* [SUPPLIED MATERIAL]:
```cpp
void launch_gemm(const GemmArgs& a, int amode, int epi, hipStream_t s) {
    if (a.M <= 0 || a.N <= 0) return;
    if (amode == A_CONV2 && epi == EPI_SPLITK) {
        launch_t<64, 64, 2, 2, A_CONV2, EPI_SPLITK>(a, s);
        return;
    }
    if (amode == A_CONV2) {
        const long t128c = (long)((a.M + 127) / 128) * ((a.N + 127) / 128);
        const long rounds = (t128c + 511) / 512;
        const bool thin_tail = g_conv2_mid_fill > 0 && t128c >= 200 && t128c <= 1024 &&
                               (t128c - (rounds - 1) * 512) * 100 < (long)g_conv2_mid_fill * 512;
        if (t128c < 200) launch_t<64, 64, 2, 2, A_CONV2, EPI_STD>(a, s);
        else if (thin_tail) launch_t<64, 128, 2, 2, A_CONV2, EPI_STD>(a, s);
        else if (g_gemm_waves == 8) launch_t<128, 128, 2, 4, A_CONV2, EPI_STD>(a, s);
        else launch_t<128, 128, 2, 2, A_CONV2, EPI_STD>(a, s);
        return;
    }
    if (epi == EPI_SPLITK) {
        if (a.nsplit >= 4 && (long)((a.M + 127) / 128) * ((a.N + 127) / 128) >= 100) launch_t<128, 128, 2, 4, A_PLAIN, EPI_SPLITK>(a, s);
        else if ((long)((a.M + 63) / 64) * ((a.N + 127) / 128) >= 200) launch_t<64, 128, 2, 2, A_PLAIN, EPI_SPLITK>(a, s);
        else launch_t<64, 64, 2, 2, A_PLAIN, EPI_SPLITK>(a, s);
        return;
    }
    const long t128 = (long)((a.M + 127) / 128) * ((a.N + 127) / 128);
    const long t64 = (long)((a.M + 63) / 64) * ((a.N + 127) / 128);
    if (t128 >= 384) launch_t<128, 128, 2, 2, A_PLAIN, EPI_STD>(a, s);
    else if (t64 >= 200) launch_t<64, 128, 2, 2, A_PLAIN, EPI_STD>(a, s);
    else launch_t<64, 64, 2, 2, A_PLAIN, EPI_STD>(a, s);
}

void launch_gemm_splitk(const GemmArgs& a, float* partial, int nsplit, hipStream_t s, int amode) {
    if (a.M <= 0 || a.N <= 0) return;
    GemmArgs b = a;
    const int kts = a.K / BK;
    b.ksplit = (kts + nsplit - 1) / nsplit;
    b.nsplit = (kts + b.ksplit - 1) / b.ksplit;
    b.C = partial;
    b.ldc = a.N;
    launch_gemm(b, amode, EPI_SPLITK, s);
    GemmArgs r = a;
    r.nsplit = b.nsplit;
    hipLaunchKernelGGL(splitk_reduce_kernel, dim3((unsigned)(((size_t)a.M * a.N + 255) / 256)), dim3(256), 0, s, r, partial, a.C);
}

}
```

Measured before the change: 51250 audio-seconds/sec.
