@@ -148,6 +157,20 @@
         c.smem + kFsAct + kFsRed + (((c.wave * 2 + p) * 2 + i) * 2) * 64 + h * 64);
 }
 
+__device__ __forceinline__ const f32x4* img_at(const FCtx& c, int pi) {
+    const uint32_t h = opaque(c.voff) >> 9;
+    return reinterpret_cast<const f32x4*>(
+        c.smem + kFsImgOff + (uint32_t)(c.wave * 16 + pi) * kFsImgRow + h * 64);
+}
+__device__ __forceinline__ void img_read(f32x16 (&img)[2], const f32x4* ip) {
+#pragma unroll
+    for (int i = 0; i < 2; ++i) {
+        const f32x4 t0 = ip[8 * i], t1 = ip[8 * i + 1], t2 = ip[8 * i + 2], t3 = ip[8 * i + 3];
+        img[i] = f32x16{t0[0], t0[1], t0[2], t0[3], t1[0], t1[1], t1[2], t1[3],
+                        t2[0], t2[1], t2[2], t2[3], t3[0], t3[1], t3[2], t3[3]};
+    }
+}
+
 __device__ __forceinline__ float* red_w(const FCtx& c) {
     return reinterpret_cast<float*>(c.smem + kFsAct + c.wave * 4 * 64 * 4 + (opaque(c.voff) >> 2));
 }
@@ -388,11 +411,16 @@
     else fin_store(c, c.prev_shape, c.prev_local);
 }
 
-template <typename T, int EK, int K0, int BAR, bool WIN = false>
+enum FsImg { kImgNone = 0, kImgStart = 1, kImgLoad = 2 };
+template <typename T, int EK, int K0, int BAR, bool WIN = false, int IMG = kImgNone>
 __device__ __forceinline__ void group4(FCtx& c, f32x16 (&acc)[2][4], const f32x16 (&accY)[2][4],
                                        int p0, const char* gb = nullptr, u32x4* wb = nullptr,
-                                       uint32_t* go = nullptr) {
+                                       uint32_t* go = nullptr, f32x16 (*img)[2] = nullptr,
+                                       int ipi = 0, FSrc naux = FSrc{false, 0, true},
+                                       int lastpos = -1) {
     static_assert(WIN || EK == FE_NONE, "windows run through steps16e");
+    static_assert(IMG != kImgLoad || BAR >= 0, "the image is read in the barrier step");
+    static_assert(IMG != kImgStart || (BAR != 0 && !WIN), "step 0 of a plain group");
     constexpr int BP = 1;
     const bool carry = go != nullptr;
     const char* gbase = WIN ? gb : carry ? c.smem + *go + 4096 : lds_base(c, (p0 + 1) * 4096);
@@ -404,8 +432,9 @@
             nxt = next_iss(c);
             *go = opaque(*go + 4u * 4096u);
         }
-        const u32x4* nb =
-            reinterpret_cast<const u32x4*>(last ? c.smem + *go : gbase + r * 4096);
+        const u32x4* nb = reinterpret_cast<const u32x4*>(
+            last ? c.smem + *go
+                 : (r == 3 && lastpos >= 0) ? lds_at(c, lastpos * 4096) : gbase + r * 4096);
         const u32x4 a0 = c.ring[r][0], a1 = c.ring[r][1];
         const int k = K0 + r;
         if (r == BAR) {
@@ -419,16 +448,35 @@
             __builtin_amdgcn_sched_barrier(0);
 #pragma unroll
             for (int n = 0; n < BP; ++n) c.b[n] = nb[n * 64];
+            if (IMG == kImgLoad) {
+                const f32x4* ip = img_at(c, ipi);
+                img_read(*img, ip);
+            }
 #pragma unroll
             for (int n = BP; n < 4; ++n) {
                 mfma_pair<T>(acc, a0, a1, c.b[n], n);
                 c.b[n] = nb[n * 64];
             }
             issue(c, r);
-            for (int n = 0; n < BP; ++n) __builtin_amdgcn_sched_group_barrier(0x100, 1, 0);
-            for (int n = BP; n < 4; ++n) {
+            if (IMG == kImgLoad) {
+                static_assert(IMG != kImgLoad || BP == 1, "the image reads' places");
+                __builtin_amdgcn_sched_group_barrier(0x100, 3, 0);
+                __builtin_amdgcn_sched_group_barrier(0x008, 1, 0);
+                __builtin_amdgcn_sched_group_barrier(0x100, 2, 0);
+                __builtin_amdgcn_sched_group_barrier(0x008, 1, 0);
+                __builtin_amdgcn_sched_group_barrier(0x100, 2, 0);
+                __builtin_amdgcn_sched_group_barrier(0x008, 1, 0);
+                __builtin_amdgcn_sched_group_barrier(0x100, 3, 0);
+                __builtin_amdgcn_sched_group_barrier(0x008, 1, 0);
+                __builtin_amdgcn_sched_group_barrier(0x100, 1, 0);
                 __builtin_amdgcn_sched_group_barrier(0x008, 2, 0);
                 __builtin_amdgcn_sched_group_barrier(0x100, 1, 0);
+            } else {
+                for (int n = 0; n < BP; ++n) __builtin_amdgcn_sched_group_barrier(0x100, 1, 0);
+                for (int n = BP; n < 4; ++n) {
+                    __builtin_amdgcn_sched_group_barrier(0x008, 2, 0);
+                    __builtin_amdgcn_sched_group_barrier(0x100, 1, 0);
+                }
             }
         } else if ((EK == FE_LATE || EK == FE_EARLY) && k < 15 && !(FS_ABL & 2)) {
             window_step<T>(c, acc, accY, a0, a1, nb, k, r, wb);
@@ -439,9 +487,16 @@
             if (r == 3) return;
             continue;
         } else {
+            const bool start = IMG == kImgStart && r == 0;
 #pragma unroll
             for (int n = 0; n < 4; ++n) {
-                mfma_pair<T>(acc, a0, a1, c.b[n], n);
+                if (start) {
+                    acc[0][n] = Elem<T>::mfma(a0, c.b[n], (*img)[0]);
+                    acc[1][n] = Elem<T>::mfma(a1, c.b[n], (*img)[1]);
+                } else {
+                    mfma_pair<T>(acc, a0, a1, c.b[n], n);
+                }
+                if (start && n == 0) load_aux(c, naux);
                 c.b[n] = nb[n * 64];
             }
             issue(c, r);
@@ -453,6 +508,8 @@
                     __builtin_amdgcn_sched_group_barrier(0x004, 3, 0);
                     __builtin_amdgcn_sched_group_barrier(0x002, 1, 0);
                 }
+                if (start && n == 0 && !naux.none)
+                    __builtin_amdgcn_sched_group_barrier(0x020, 2, 0);
                 __builtin_amdgcn_sched_group_barrier(0x100, 1, 0);
             }
         }
@@ -462,15 +519,17 @@
     if (!carry) next_group(c);
 }
 
-template <typename T, int EK, bool BAR>
+template <typename T, int EK, bool BAR, int IMG = kImgNone>
 __device__ __forceinline__ void steps16e(FCtx& c, f32x16 (&acc)[2][4],
-                                         const f32x16 (&accY)[2][4], int p0) {
+                                         const f32x16 (&accY)[2][4], int p0,
+                                         f32x16 (*img)[2] = nullptr, int ipi = 0) {
     const char* gb = lds_base(c, (p0 + 1) * 4096);
     u32x4* wb = EK == FE_LATE ? act_wb(c, 16) : EK == FE_EARLY ? act_wb(c, 0) : nullptr;
     group4<T, EK, 0, -1, true>(c, acc, accY, p0, gb, wb);
     group4<T, EK, 4, -1, true>(c, acc, accY, p0 + 4, gb + 4 * 4096, wb);
     group4<T, EK, 8, -1, true>(c, acc, accY, p0 + 8, gb + 8 * 4096, wb);
-    group4<T, EK, 12, BAR ? 3 : -1, true>(c, acc, accY, p0 + 12, gb + 12 * 4096, wb);
+    group4<T, EK, 12, BAR ? 3 : -1, true, IMG>(c, acc, accY, p0 + 12, gb + 12 * 4096, wb, nullptr,
+                                               img, ipi);
 }
 
 template <typename T>
@@ -483,13 +542,16 @@
         group4<T, FE_NONE, 0, -1>(c, acc, accY, pos0 + j, nullptr, nullptr, &go);
 }
 
-template <typename T, int EK, bool E16, int MODE = kModeGrid>
+template <typename T, int EK, bool E16, int MODE = kModeGrid, int IMG = kImgNone>
 __device__ __forceinline__ void run_part(FCtx& c, f32x16 (&acc)[2][4], const f32x16 (&accY)[2][4],
                                          int nk, bool mid, bool endbar, FSrc naux, int pos0,
-                                         bool bar0) {
+                                         bool bar0, f32x16 (&img)[2], int ipi = 0) {
+    static_assert(IMG != kImgStart || E16, "image parts start with plain steps");
+    static_assert(IMG != kImgLoad || (!E16 && EK != FE_NONE), "the image is read in a window");
     const f32x16 zero = {};
     const u32x4 a0 = c.auxn[0], a1 = c.auxn[1];
-    if (bar0) {
+    if (IMG == kImgStart) {
+    } else if (bar0) {
 #pragma unroll
         for (int n = 0; n < 4; ++n) {
             acc[0][n] = Elem<T>::mfma(a0, c.b[n], zero);
@@ -523,7 +585,8 @@
     }
     stamp(c);
     if (!E16 && EK != FE_NONE) {
-        if (mid || (endbar && nk == 16)) steps16e<T, EK, true>(c, acc, accY, pos0);
+        if (IMG == kImgLoad) steps16e<T, EK, true, kImgLoad>(c, acc, accY, pos0, &img, ipi);
+        else if (mid || (endbar && nk == 16)) steps16e<T, EK, true>(c, acc, accY, pos0);
         else steps16e<T, EK, false>(c, acc, accY, pos0);
         if (EK == FE_FIN1) {
             stamp(c);
@@ -533,12 +596,22 @@
         if (endbar && nk == 32) {
             steps_plain<T>(c, acc, accY, pos0, 16, 28);
             group4<T, FE_NONE, 0, 3>(c, acc, accY, pos0 + 28);
+        } else if (IMG == kImgLoad) {
+            steps_plain<T>(c, acc, accY, pos0, 16, 28);
+            group4<T, FE_NONE, 0, -1>(c, acc, accY, pos0 + 28, nullptr, nullptr, nullptr, nullptr,
+                                      0, FSrc{false, 0, true}, 0);
         } else {
             steps_plain<T>(c, acc, accY, pos0, 16, nk);
         }
     } else if (E16) {
         static_assert(!E16 || EK == FE_EARLY, "E16 parts convert part 0 of their own layer");
-        steps_plain<T>(c, acc, accY, pos0, 0, 12);
+        if (IMG == kImgStart) {
+            group4<T, FE_NONE, 0, -1, false, kImgStart>(c, acc, accY, pos0, nullptr, nullptr,
+                                                        nullptr, &img, 0, naux);
+            steps_plain<T>(c, acc, accY, pos0, 4, 12);
+        } else {
+            steps_plain<T>(c, acc, accY, pos0, 0, 12);
+        }
         group4<T, FE_NONE, 0, 3>(c, acc, accY, pos0 + 12);
         stamp(c);
         if (endbar) steps16e<T, EK, true>(c, acc, accY, pos0 + 16);
@@ -549,6 +622,13 @@
         steps_plain<T>(c, acc, accY, pos0, 16, nk);
     }
     stamp(c);
+}
+
+__device__ __forceinline__ void fs_pin_set(f32x16 (&s)[2][4]) {
+#pragma unroll
+    for (int i = 0; i < 2; ++i)
+#pragma unroll
+        for (int n = 0; n < 4; ++n) asm volatile("" : "+a"(s[i][n]));
 }
 
 template <typename T>
@@ -604,7 +684,7 @@
     c.b_last = a.b_last;
     c.prev_shape = 0;
     c.prev_local = -1;
-    c.st = reinterpret_cast<unsigned long long*>(smem + kFsAct + kFsRed + kFsWl);
+    c.st = reinterpret_cast<unsigned long long*>(smem + kFsImgOff + kFsImg);
     c.st_i = 0;
     c.st_on = false;
     float* wl = reinterpret_cast<float*>(smem + kFsAct + kFsRed);
@@ -647,7 +727,34 @@
     for (int r = 0; r < kFsD; ++r) issue(c, r);
     next_group(c);
 
+    {
+        constexpr int NI = fs_nimg(S);
+        u32x4 fa[NI][2];
+#pragma unroll
+        for (int k = 0; k < NI; ++k) {
+            const uint32_t so = c.baux_w + (uint32_t)fs_img_part(S, k) * kFsStep;
+            fa[k][0] = bld(c.rw, c.voff, so);
+            fa[k][1] = bld(c.rw, c.voff + 1024u, so);
+        }
+        const u32x4 one = {0u, 0u, 0u, c.lane < 32 ? Elem<T>::pack(1.f, 1.f) : 0u};
+#pragma unroll
+        for (int k = 0; k < NI; ++k)
+#pragma unroll
+            for (int i = 0; i < 2; ++i) {
+                const f32x16 d = Elem<T>::mfma(fa[k][i], one, f32x16{});
+                f32x4* o = reinterpret_cast<f32x4*>(
+                    smem + kFsImgOff + (c.wave * 16 + fs_img_part(S, k)) * kFsImgRow + i * 128 +
+                    c.h * 64);
+                if ((c.lane & 31) == 0) {
+#pragma unroll
+                    for (int q = 0; q < 4; ++q)
+                        o[q] = f32x4{d[4 * q], d[4 * q + 1], d[4 * q + 2], d[4 * q + 3]};
+                }
+            }
+    }
+
     f32x16 accA[2][4], accB[2][4];
+    f32x16 img[2];
 #pragma unroll
     for (int i = 0; i < 2; ++i)
 #pragma unroll
@@ -724,45 +831,51 @@
         layer0_part<T, true>(c, bias(2));
 
         int pi = 2;
-        run_part<T, FE_FIN1, false, MODE>(c, accA, accB, 32, true, false, bias(pi + 1), 0, true);
-        run_part<T, FE_EARLY, true>(c, accB, accA, 32, true, true, bias(pi + 2), 0, false);
+        const FSrc none = FSrc{false, 0, true};
+        run_part<T, FE_FIN1, false, MODE, kImgLoad>(c, accA, accB, 32, true, false, none, 0, true,
+                                                    img, pi + 1);
+        run_part<T, FE_EARLY, true, kModeGrid, kImgStart>(c, accB, accA, 32, true, true,
+                                                          bias(pi + 2), 0, false, img);
         pi += 2;
         constexpr int L2P = S == 256 ? 3 : 4;
 #pragma unroll 1
         for (int l = 2; l < L2P; ++l, pi += 2) {
             const FSrc nx = (S == 512 && l == 3) ? shp(2) : bias(pi + 2);
-            run_part<T, FE_LATE, false>(c, accA, accB, 32, true, false, bias(pi + 1), 0,
-                                                false);
-            run_part<T, FE_EARLY, true>(c, accB, accA, 32, true, true, nx, 0, false);
+            run_part<T, FE_LATE, false, kModeGrid, kImgLoad>(c, accA, accB, 32, true, false, none,
+                                                             0, false, img, pi + 1);
+            run_part<T, FE_EARLY, true, kModeGrid, kImgStart>(c, accB, accA, 32, true, true, nx, 0,
+                                                              false, img);
         }
         if (S == 256) {
             run_part<T, FE_LATE, false>(c, accA, accB, 32, true, false, shp(2), 0,
-                                                false);
+                                                false, img);
             fs_bar();
             acc_to_lds<T>(c, accA);
             stamp(c);
-            run_part<T, FE_NONE, false>(c, accA, accB, 16, false, false, shp(3), 16, true);
+            run_part<T, FE_NONE, false>(c, accA, accB, 16, false, false, shp(3), 16, true, img);
             run_part<T, FE_EARLY, false>(c, accB, accA, 16, false, true, bias(pi + 3),
-                                                  16, false);
+                                                  16, false, img);
             pi += 3;
         } else {
             run_part<T, FE_LATE, false>(c, accA, accB, 32, true, false, shp(3), 0,
-                                                false);
+                                                false, img);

* [WHAT IS EXPECTED]: List every line from the entries above in which "typename" appears.

* [ANSWER SECTION]:
-template <typename T, int EK, int K0, int BAR, bool WIN = false>
+template <typename T, int EK, int K0, int BAR, bool WIN = false, int IMG = kImgNone>
-template <typename T, int EK, bool BAR>
+template <typename T, int EK, bool BAR, int IMG = kImgNone>
 template <typename T>
-template <typename T, int EK, bool E16, int MODE = kModeGrid>
+template <typename T, int EK, bool E16, int MODE = kModeGrid, int IMG = kImgNone>
 template <typename T>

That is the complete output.